What needs to be done -> Copy exactly the lines of the material below that run from the one containing "pk_min_u16(pk_min_u16(o.y, o.z), o.w));" through the one containing "lo = pk_min_u16(lo, src[j]". Copy no other lines.

Data for this task ->
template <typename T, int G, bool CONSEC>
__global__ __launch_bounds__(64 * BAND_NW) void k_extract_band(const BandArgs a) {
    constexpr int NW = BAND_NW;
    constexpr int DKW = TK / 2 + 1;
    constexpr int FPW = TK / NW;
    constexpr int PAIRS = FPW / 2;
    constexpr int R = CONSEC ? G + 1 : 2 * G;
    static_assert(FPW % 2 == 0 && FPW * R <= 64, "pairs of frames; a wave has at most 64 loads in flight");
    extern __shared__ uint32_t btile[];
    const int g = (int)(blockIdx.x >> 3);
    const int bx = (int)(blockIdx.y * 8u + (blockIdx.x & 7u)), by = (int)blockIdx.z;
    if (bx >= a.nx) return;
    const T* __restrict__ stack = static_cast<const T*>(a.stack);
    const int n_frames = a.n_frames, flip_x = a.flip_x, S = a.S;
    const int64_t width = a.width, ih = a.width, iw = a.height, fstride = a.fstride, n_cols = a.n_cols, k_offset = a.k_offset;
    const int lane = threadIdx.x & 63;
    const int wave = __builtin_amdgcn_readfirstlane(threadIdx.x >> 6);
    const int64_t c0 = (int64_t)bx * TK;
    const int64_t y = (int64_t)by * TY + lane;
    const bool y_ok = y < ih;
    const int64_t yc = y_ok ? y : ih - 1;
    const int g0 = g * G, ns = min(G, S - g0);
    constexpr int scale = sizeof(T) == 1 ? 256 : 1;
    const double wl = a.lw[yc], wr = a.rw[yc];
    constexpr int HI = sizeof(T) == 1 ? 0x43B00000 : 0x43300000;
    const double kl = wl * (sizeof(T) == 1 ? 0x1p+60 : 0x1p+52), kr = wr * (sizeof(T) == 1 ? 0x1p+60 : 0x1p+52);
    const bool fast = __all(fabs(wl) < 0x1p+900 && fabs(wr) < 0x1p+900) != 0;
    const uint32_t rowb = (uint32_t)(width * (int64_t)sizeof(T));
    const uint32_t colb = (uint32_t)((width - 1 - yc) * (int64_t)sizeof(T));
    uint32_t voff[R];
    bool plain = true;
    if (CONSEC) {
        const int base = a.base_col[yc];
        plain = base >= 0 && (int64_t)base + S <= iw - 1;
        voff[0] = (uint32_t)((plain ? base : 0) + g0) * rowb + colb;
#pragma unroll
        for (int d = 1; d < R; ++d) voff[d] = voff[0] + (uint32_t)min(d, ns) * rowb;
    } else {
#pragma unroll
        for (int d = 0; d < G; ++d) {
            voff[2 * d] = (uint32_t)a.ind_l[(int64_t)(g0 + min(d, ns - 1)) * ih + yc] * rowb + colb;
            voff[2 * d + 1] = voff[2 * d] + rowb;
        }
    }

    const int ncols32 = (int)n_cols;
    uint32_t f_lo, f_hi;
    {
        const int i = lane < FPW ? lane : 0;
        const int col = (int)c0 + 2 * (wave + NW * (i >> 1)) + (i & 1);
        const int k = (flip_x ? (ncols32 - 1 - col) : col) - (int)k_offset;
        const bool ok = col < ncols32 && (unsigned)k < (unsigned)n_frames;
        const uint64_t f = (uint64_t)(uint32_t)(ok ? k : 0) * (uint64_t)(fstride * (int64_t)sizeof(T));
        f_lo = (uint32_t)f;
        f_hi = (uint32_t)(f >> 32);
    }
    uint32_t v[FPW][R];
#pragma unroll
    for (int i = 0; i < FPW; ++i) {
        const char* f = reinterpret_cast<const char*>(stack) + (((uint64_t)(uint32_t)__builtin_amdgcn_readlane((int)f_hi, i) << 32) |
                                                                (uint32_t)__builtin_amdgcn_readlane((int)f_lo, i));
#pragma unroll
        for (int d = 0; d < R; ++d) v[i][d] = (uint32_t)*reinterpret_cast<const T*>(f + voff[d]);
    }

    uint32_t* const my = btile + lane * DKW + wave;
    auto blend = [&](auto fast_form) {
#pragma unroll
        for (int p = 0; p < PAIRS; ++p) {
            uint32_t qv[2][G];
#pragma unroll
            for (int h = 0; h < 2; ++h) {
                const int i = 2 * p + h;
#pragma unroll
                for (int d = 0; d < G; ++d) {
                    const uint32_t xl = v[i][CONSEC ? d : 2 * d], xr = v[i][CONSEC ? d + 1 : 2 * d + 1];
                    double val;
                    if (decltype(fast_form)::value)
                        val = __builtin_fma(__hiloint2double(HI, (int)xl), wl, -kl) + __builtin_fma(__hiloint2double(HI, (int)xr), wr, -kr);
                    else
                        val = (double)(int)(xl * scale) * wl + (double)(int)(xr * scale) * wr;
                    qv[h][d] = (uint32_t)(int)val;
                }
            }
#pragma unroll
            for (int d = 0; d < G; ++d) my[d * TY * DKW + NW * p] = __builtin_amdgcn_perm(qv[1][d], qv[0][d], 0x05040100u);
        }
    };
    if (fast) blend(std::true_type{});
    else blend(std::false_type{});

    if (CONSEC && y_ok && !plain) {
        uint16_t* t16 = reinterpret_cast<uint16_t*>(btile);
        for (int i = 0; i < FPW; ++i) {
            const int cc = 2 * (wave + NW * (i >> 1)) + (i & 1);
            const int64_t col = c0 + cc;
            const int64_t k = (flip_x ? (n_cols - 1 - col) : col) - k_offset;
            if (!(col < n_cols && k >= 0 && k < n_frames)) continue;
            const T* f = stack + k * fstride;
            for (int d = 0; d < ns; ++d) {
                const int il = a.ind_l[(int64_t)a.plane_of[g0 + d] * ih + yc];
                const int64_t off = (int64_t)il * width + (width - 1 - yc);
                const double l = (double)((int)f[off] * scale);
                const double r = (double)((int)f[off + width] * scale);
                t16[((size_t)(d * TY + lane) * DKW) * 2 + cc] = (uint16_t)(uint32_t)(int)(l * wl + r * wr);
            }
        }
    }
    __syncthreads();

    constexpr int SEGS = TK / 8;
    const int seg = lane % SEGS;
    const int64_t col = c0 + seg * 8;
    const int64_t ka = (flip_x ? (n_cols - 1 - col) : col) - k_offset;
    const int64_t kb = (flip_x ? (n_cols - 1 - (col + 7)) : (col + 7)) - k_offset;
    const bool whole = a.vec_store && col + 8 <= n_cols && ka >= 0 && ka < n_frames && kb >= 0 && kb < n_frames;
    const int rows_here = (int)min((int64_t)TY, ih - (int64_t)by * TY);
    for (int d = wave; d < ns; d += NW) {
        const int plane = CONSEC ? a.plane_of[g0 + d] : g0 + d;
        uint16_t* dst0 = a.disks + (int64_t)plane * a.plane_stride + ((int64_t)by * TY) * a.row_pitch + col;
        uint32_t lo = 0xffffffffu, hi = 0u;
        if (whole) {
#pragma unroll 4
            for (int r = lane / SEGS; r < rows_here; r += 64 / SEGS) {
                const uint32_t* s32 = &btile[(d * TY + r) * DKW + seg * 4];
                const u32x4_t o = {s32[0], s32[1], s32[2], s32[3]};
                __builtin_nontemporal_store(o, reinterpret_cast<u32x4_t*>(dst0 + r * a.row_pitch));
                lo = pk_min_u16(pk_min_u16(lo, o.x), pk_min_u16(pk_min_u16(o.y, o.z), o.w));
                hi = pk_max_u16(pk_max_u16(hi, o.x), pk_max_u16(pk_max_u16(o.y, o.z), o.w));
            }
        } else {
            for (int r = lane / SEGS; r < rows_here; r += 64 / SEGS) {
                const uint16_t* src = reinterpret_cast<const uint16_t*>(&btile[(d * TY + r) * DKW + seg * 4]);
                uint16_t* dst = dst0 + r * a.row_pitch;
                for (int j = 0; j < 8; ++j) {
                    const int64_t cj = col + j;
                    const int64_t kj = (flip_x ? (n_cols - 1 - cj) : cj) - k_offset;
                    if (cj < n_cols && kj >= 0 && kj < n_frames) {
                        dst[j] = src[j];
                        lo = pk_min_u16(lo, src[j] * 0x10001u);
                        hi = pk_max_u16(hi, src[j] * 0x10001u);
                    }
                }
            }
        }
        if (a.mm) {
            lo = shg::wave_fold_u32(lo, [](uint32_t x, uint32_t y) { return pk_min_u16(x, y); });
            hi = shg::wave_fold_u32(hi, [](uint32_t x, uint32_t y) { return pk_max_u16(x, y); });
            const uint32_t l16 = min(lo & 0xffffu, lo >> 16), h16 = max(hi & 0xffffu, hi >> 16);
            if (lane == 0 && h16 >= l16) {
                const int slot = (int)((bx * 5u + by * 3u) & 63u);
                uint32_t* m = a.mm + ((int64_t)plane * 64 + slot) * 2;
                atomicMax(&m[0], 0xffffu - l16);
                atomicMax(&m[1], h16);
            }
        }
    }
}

The completed task ->
                lo = pk_min_u16(pk_min_u16(lo, o.x), pk_min_u16(pk_min_u16(o.y, o.z), o.w));
                hi = pk_max_u16(pk_max_u16(hi, o.x), pk_max_u16(pk_max_u16(o.y, o.z), o.w));
            }
        } else {
            for (int r = lane / SEGS; r < rows_here; r += 64 / SEGS) {
                const uint16_t* src = reinterpret_cast<const uint16_t*>(&btile[(d * TY + r) * DKW + seg * 4]);
                uint16_t* dst = dst0 + r * a.row_pitch;
                for (int j = 0; j < 8; ++j) {
                    const int64_t cj = col + j;
                    const int64_t kj = (flip_x ? (n_cols - 1 - cj) : cj) - k_offset;
                    if (cj < n_cols && kj >= 0 && kj < n_frames) {
                        dst[j] = src[j];
                        lo = pk_min_u16(lo, src[j] * 0x10001u);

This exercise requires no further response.